(Items from a data source)
****************************************

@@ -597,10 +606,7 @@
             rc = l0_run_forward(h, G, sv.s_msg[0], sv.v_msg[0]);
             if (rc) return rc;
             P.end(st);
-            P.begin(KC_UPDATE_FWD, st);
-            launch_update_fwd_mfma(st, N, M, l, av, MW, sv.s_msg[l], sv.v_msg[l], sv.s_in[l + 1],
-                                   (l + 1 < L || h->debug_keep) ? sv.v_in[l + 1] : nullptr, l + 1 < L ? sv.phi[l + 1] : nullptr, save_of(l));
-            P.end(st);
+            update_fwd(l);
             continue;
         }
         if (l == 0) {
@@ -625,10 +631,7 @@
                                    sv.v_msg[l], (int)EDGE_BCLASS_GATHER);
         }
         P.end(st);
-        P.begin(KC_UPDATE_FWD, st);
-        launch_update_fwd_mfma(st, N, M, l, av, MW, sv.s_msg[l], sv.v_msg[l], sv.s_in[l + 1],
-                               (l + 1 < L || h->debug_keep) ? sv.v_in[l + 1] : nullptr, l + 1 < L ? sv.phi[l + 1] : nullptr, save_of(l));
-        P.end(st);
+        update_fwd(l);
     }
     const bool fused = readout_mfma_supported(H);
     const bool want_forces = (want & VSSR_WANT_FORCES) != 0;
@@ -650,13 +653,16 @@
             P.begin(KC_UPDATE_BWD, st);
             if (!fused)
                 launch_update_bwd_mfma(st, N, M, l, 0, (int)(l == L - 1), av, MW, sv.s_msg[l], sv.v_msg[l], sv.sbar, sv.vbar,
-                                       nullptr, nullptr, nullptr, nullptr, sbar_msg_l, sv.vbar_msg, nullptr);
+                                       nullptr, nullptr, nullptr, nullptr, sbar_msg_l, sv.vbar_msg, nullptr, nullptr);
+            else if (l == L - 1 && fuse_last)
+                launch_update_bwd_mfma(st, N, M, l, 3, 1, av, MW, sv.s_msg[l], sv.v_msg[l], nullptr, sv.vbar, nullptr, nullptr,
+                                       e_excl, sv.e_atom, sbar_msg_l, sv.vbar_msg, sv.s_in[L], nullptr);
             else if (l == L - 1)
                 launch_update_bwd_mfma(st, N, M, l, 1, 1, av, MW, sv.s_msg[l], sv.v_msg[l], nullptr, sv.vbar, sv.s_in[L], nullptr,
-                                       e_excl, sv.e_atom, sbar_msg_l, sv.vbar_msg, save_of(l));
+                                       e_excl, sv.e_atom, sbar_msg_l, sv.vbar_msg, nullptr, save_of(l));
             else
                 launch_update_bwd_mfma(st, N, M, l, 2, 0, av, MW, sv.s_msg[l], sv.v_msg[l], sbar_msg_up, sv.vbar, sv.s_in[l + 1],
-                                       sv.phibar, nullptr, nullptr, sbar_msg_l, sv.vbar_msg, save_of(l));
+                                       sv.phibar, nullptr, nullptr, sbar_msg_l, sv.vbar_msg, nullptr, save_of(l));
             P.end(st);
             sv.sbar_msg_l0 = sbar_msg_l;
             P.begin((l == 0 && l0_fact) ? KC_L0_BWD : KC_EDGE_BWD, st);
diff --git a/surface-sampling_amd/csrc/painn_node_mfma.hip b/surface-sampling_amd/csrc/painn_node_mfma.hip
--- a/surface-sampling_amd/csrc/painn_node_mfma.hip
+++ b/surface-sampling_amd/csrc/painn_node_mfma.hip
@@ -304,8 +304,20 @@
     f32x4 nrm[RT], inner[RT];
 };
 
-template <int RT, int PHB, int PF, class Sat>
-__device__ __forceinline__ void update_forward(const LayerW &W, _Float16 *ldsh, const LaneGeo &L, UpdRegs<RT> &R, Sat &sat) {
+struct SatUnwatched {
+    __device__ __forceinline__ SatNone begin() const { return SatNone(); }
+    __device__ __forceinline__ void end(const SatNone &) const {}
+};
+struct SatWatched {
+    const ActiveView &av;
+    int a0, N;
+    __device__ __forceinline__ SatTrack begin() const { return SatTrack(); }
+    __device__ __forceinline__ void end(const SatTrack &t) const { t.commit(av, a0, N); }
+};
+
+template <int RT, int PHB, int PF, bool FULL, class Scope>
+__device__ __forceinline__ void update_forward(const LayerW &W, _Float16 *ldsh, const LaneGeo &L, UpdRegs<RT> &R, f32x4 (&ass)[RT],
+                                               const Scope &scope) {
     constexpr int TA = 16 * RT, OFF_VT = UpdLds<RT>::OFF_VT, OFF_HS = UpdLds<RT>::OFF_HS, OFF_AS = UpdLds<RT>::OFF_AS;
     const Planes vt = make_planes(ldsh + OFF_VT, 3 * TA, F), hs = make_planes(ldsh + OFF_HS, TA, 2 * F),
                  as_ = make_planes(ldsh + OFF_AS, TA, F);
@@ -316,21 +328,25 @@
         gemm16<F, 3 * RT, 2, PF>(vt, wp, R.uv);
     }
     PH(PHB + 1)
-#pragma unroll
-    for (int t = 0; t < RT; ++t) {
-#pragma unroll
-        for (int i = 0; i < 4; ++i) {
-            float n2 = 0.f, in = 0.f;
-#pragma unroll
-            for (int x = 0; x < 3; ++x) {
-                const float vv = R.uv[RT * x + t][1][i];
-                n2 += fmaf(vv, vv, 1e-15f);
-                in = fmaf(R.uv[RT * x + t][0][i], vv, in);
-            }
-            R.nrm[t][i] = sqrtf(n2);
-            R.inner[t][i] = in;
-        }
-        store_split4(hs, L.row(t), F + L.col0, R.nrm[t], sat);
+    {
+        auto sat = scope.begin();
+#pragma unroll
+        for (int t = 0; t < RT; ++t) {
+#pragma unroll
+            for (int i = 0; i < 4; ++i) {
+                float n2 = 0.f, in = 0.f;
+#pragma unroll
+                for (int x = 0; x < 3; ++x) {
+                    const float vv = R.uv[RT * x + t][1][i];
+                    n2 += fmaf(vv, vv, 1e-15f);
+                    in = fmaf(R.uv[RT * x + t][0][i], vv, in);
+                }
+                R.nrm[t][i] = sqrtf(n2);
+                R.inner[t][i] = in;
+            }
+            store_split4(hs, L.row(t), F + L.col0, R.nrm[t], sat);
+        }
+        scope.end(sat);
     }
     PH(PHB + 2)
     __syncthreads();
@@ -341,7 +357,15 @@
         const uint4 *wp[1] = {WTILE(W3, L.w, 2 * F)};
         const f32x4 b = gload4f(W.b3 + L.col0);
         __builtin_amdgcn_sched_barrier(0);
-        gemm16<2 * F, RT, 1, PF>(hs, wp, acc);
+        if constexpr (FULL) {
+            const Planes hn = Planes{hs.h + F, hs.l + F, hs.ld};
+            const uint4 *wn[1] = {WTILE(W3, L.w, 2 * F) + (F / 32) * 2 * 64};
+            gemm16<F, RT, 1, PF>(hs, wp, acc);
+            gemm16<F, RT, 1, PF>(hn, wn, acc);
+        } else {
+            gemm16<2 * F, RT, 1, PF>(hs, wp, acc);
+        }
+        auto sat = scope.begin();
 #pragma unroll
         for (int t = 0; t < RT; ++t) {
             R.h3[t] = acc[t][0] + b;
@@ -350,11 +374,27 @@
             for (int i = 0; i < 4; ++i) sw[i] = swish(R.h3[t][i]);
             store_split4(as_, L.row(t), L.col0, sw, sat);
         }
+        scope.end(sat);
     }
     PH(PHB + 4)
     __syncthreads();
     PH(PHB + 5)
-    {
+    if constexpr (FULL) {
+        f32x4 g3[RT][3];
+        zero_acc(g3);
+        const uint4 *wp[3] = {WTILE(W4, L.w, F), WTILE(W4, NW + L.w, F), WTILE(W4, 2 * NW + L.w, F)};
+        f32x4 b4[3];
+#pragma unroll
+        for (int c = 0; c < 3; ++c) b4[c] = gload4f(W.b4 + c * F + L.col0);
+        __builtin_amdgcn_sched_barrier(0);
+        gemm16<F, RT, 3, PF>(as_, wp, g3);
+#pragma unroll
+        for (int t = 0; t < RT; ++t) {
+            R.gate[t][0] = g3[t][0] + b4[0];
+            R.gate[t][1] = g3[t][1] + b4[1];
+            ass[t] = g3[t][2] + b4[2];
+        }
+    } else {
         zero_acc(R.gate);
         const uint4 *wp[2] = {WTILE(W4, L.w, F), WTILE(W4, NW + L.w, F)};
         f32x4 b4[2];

****************************************

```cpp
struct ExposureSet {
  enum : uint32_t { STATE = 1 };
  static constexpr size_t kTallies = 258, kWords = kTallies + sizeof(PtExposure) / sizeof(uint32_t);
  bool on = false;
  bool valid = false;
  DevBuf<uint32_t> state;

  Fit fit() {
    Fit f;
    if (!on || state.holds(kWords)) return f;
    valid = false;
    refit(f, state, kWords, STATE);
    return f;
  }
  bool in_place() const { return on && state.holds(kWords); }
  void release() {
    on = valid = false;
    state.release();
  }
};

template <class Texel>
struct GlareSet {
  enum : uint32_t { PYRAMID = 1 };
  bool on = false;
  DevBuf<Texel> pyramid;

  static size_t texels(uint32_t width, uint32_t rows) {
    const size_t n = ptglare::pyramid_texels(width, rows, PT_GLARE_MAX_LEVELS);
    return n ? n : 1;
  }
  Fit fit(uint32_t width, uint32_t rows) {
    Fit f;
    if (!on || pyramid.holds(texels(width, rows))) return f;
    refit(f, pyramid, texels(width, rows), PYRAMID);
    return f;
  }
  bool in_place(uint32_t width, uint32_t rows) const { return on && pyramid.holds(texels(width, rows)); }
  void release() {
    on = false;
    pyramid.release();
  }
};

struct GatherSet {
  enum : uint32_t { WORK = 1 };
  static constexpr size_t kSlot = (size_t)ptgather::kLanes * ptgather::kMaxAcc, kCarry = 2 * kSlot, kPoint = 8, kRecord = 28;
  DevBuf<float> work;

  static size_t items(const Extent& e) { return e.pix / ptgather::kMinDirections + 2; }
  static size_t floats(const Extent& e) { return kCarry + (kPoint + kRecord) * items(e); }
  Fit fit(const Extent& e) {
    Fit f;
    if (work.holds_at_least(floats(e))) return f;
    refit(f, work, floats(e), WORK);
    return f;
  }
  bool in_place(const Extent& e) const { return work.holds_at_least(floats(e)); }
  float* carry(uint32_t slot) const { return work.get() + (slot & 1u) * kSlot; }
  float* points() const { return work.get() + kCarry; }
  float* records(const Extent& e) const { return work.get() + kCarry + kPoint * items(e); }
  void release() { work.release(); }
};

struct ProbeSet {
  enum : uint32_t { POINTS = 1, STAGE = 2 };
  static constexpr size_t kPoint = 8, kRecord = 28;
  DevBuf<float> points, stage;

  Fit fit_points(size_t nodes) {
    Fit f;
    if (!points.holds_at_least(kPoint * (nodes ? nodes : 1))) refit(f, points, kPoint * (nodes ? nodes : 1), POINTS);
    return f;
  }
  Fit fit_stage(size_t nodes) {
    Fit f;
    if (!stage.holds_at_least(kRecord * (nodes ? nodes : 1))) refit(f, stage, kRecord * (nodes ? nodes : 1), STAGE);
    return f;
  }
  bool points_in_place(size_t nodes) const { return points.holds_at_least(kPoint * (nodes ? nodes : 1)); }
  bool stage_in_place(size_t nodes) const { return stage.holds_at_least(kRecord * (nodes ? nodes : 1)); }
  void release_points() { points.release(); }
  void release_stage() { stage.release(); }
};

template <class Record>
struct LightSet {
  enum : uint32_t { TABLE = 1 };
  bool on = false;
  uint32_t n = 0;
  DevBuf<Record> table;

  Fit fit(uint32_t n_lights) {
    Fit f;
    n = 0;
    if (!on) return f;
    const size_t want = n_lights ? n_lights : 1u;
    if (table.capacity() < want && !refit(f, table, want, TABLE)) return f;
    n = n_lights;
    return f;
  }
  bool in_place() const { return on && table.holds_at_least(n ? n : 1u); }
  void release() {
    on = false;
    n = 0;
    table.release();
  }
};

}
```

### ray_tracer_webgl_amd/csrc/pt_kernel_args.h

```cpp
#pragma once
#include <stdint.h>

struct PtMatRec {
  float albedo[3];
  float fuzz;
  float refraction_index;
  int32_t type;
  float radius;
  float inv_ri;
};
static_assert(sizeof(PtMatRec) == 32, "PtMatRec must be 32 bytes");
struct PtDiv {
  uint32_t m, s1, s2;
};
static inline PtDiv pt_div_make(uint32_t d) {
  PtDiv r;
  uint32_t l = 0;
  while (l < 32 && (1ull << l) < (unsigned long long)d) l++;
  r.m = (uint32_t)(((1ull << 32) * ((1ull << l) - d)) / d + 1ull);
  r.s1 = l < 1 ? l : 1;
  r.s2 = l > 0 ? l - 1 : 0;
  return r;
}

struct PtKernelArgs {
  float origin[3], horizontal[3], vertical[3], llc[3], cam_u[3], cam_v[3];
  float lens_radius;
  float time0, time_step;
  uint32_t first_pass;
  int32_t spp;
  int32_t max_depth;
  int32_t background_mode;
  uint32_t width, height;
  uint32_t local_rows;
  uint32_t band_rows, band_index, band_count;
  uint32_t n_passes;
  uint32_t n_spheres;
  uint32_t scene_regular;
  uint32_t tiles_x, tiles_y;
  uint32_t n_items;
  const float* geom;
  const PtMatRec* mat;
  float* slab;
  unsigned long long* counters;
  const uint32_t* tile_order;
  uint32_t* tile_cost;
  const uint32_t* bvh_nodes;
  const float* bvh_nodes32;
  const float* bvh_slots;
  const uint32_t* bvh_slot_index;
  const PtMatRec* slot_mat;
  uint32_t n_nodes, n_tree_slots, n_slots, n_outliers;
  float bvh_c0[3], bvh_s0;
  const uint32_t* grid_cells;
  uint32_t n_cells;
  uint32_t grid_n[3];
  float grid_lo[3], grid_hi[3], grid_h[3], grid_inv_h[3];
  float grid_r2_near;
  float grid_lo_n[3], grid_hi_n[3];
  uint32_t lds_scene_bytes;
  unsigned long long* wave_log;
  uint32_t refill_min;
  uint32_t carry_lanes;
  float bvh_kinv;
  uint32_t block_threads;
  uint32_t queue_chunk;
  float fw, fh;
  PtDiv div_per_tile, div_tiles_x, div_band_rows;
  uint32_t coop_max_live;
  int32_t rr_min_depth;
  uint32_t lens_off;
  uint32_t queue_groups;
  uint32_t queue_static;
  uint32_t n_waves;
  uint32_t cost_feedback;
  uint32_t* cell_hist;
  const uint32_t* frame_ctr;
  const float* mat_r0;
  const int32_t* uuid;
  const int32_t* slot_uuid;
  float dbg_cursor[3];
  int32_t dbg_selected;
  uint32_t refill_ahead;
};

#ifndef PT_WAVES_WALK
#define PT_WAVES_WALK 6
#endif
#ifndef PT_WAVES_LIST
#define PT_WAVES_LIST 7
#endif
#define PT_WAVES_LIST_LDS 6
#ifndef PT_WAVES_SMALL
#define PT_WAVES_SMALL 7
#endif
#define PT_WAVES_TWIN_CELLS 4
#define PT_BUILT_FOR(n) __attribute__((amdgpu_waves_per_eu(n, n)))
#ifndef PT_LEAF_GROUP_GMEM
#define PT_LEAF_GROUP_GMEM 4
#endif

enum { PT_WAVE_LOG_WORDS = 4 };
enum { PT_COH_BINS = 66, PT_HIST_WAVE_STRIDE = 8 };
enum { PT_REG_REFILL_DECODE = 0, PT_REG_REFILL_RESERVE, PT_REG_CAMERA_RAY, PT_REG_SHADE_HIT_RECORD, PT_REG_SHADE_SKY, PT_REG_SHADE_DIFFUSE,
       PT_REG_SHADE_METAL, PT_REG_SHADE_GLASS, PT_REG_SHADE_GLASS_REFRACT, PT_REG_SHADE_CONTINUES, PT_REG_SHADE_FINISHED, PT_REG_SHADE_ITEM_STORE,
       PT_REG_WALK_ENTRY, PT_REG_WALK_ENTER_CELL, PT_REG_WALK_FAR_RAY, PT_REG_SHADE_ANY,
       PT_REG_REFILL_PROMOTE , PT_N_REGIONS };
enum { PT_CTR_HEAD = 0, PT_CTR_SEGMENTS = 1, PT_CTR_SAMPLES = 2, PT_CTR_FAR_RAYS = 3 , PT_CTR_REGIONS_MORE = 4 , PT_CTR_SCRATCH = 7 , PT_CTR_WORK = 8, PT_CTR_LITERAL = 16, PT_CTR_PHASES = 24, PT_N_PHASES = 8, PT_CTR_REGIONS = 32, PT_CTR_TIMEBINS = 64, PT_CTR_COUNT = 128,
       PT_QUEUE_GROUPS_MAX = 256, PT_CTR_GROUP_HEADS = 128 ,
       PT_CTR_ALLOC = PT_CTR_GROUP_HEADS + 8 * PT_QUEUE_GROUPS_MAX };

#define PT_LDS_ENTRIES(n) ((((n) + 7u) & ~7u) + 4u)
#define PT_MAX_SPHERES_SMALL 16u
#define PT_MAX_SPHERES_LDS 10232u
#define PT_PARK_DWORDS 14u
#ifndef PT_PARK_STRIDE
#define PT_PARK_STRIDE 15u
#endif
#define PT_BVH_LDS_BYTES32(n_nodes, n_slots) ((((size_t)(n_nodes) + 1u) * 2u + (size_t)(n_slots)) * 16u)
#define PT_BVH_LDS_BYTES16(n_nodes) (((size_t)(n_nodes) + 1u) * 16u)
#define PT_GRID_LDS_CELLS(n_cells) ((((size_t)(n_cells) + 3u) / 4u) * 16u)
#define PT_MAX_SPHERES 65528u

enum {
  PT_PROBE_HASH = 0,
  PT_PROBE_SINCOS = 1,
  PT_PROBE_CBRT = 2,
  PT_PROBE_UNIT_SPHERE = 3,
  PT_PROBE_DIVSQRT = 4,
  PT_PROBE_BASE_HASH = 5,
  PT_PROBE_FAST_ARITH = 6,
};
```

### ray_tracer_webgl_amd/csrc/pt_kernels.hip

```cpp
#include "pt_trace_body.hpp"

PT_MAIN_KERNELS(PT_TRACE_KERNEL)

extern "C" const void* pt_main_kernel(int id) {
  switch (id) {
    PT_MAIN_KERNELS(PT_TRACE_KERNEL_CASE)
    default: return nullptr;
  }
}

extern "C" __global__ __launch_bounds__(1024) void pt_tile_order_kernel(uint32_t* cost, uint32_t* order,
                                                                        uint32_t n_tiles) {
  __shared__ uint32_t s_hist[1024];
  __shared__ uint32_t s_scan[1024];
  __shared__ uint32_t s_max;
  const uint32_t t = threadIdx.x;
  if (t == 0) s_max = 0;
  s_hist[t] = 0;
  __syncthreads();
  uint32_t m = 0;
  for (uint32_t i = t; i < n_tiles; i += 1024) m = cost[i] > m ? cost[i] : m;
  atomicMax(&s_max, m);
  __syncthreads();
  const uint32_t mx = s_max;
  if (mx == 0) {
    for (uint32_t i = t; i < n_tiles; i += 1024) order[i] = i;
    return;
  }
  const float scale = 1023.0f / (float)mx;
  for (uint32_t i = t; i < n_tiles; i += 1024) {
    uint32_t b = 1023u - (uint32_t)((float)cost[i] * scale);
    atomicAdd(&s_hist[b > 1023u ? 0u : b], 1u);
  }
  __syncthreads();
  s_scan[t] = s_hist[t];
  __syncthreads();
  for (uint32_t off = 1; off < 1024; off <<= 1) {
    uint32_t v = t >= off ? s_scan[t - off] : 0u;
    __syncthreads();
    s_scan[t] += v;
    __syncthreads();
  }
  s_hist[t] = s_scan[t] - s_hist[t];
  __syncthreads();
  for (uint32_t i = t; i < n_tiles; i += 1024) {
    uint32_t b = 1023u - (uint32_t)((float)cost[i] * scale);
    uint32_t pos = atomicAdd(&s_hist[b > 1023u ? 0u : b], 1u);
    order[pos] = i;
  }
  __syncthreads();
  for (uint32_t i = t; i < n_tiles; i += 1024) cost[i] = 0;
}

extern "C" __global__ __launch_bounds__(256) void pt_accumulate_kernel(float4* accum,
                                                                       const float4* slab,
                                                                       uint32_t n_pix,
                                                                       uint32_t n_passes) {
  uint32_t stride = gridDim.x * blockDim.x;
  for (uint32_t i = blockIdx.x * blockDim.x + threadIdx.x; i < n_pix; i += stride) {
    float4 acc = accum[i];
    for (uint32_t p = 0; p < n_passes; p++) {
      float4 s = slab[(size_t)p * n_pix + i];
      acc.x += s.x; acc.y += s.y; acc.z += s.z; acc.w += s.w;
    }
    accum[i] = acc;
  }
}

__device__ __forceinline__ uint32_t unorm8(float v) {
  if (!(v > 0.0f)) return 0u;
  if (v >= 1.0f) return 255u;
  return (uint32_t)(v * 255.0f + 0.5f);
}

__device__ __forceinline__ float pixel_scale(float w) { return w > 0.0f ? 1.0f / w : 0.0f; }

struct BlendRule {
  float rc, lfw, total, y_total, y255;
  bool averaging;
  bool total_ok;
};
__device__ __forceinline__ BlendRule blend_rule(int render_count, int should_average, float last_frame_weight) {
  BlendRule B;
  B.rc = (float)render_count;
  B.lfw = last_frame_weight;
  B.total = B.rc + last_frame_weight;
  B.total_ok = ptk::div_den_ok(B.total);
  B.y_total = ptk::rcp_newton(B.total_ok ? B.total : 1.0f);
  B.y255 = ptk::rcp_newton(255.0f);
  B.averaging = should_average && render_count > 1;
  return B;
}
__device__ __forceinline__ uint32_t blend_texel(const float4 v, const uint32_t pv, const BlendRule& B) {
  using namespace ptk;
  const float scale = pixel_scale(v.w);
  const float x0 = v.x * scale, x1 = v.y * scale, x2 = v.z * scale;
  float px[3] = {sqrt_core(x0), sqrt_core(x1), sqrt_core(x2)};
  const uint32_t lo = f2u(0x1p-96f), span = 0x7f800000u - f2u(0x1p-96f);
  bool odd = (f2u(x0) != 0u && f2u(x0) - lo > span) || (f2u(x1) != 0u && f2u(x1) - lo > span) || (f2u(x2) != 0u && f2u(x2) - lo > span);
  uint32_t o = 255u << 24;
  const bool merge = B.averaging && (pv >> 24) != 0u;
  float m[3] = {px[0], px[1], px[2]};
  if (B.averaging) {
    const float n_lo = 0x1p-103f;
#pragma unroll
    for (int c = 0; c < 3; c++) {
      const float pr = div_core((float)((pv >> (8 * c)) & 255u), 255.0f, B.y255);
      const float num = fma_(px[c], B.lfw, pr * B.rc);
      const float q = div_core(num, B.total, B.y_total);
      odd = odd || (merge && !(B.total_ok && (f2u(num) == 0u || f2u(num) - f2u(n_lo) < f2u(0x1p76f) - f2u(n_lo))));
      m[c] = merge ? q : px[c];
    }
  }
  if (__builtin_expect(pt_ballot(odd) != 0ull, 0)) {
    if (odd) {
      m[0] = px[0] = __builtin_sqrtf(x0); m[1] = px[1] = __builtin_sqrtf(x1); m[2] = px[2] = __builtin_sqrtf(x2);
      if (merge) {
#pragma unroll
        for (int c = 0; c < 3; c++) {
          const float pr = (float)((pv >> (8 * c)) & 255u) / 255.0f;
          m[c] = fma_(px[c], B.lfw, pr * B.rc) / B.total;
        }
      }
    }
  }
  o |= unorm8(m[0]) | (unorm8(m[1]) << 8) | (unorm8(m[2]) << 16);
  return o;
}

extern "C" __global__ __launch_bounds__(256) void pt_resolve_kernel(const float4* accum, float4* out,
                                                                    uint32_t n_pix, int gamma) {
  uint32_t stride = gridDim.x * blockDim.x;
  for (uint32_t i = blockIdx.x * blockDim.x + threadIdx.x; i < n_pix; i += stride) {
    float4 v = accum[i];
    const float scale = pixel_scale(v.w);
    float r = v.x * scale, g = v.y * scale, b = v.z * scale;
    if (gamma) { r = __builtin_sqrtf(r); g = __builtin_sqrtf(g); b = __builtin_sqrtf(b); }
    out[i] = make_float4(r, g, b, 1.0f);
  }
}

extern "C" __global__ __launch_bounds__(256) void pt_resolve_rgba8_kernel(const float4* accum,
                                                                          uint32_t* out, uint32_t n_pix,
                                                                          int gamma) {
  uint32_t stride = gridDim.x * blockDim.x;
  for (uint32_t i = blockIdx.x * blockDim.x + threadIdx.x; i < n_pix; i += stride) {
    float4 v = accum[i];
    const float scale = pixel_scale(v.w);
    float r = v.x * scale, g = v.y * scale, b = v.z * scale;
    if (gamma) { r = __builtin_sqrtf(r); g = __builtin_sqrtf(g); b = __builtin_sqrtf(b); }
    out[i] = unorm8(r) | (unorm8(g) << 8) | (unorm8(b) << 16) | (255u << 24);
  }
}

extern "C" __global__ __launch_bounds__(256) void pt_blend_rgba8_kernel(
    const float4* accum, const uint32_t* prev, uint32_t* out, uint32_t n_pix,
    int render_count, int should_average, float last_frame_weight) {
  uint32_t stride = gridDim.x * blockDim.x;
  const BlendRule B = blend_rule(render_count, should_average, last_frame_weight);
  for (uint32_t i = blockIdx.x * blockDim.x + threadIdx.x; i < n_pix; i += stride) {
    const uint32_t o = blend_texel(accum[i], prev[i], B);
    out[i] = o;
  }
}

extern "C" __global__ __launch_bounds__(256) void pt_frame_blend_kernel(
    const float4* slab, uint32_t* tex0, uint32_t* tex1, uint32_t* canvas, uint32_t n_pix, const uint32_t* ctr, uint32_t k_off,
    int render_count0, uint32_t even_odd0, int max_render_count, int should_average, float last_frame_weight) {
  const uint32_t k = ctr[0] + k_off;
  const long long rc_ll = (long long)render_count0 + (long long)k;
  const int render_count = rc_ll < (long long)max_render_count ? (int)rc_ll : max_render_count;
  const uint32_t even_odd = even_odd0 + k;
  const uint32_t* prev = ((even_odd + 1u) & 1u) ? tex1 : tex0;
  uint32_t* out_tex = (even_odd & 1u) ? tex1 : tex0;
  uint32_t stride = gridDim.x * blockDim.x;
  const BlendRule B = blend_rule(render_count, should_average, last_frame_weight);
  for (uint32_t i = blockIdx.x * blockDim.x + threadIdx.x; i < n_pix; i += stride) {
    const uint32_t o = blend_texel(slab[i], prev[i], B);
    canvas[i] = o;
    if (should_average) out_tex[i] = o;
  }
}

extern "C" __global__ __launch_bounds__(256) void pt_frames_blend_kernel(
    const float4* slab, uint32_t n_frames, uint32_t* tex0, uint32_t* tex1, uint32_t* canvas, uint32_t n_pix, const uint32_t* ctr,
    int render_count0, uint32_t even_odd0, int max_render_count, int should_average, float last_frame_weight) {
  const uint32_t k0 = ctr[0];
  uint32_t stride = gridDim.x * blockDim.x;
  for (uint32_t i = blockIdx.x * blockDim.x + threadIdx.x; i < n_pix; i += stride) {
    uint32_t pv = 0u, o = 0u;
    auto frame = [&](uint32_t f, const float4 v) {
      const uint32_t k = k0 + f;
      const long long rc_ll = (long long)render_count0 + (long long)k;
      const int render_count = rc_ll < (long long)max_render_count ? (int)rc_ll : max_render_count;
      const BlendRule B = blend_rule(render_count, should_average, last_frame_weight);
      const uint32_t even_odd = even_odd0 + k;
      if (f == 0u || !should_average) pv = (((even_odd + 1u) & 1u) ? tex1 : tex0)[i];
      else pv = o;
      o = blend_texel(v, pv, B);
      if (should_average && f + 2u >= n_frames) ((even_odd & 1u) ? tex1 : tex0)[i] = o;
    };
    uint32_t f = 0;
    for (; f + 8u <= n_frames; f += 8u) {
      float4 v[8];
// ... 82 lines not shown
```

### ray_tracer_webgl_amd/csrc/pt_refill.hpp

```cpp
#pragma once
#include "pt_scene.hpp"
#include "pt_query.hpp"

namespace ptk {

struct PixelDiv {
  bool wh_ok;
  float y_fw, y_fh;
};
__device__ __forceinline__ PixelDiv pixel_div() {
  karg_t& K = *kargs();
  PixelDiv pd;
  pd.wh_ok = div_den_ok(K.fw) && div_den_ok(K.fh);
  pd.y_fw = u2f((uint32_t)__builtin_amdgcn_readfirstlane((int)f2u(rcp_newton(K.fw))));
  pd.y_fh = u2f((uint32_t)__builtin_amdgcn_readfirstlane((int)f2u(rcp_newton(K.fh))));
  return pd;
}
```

****************************************

Only one stretch of the data above is needed. Restate it word for word, from the line containing "--- a/surface-sampling_amd/csrc/painn_node_mfma.hip" through the line containing "void end(const SatNone", both ends included.

## SOLUTION FOR THIS EXERCISE
--- a/surface-sampling_amd/csrc/painn_node_mfma.hip
+++ b/surface-sampling_amd/csrc/painn_node_mfma.hip
@@ -304,8 +304,20 @@
     f32x4 nrm[RT], inner[RT];
 };
 
-template <int RT, int PHB, int PF, class Sat>
-__device__ __forceinline__ void update_forward(const LayerW &W, _Float16 *ldsh, const LaneGeo &L, UpdRegs<RT> &R, Sat &sat) {
+struct SatUnwatched {
+    __device__ __forceinline__ SatNone begin() const { return SatNone(); }
+    __device__ __forceinline__ void end(const SatNone &) const {}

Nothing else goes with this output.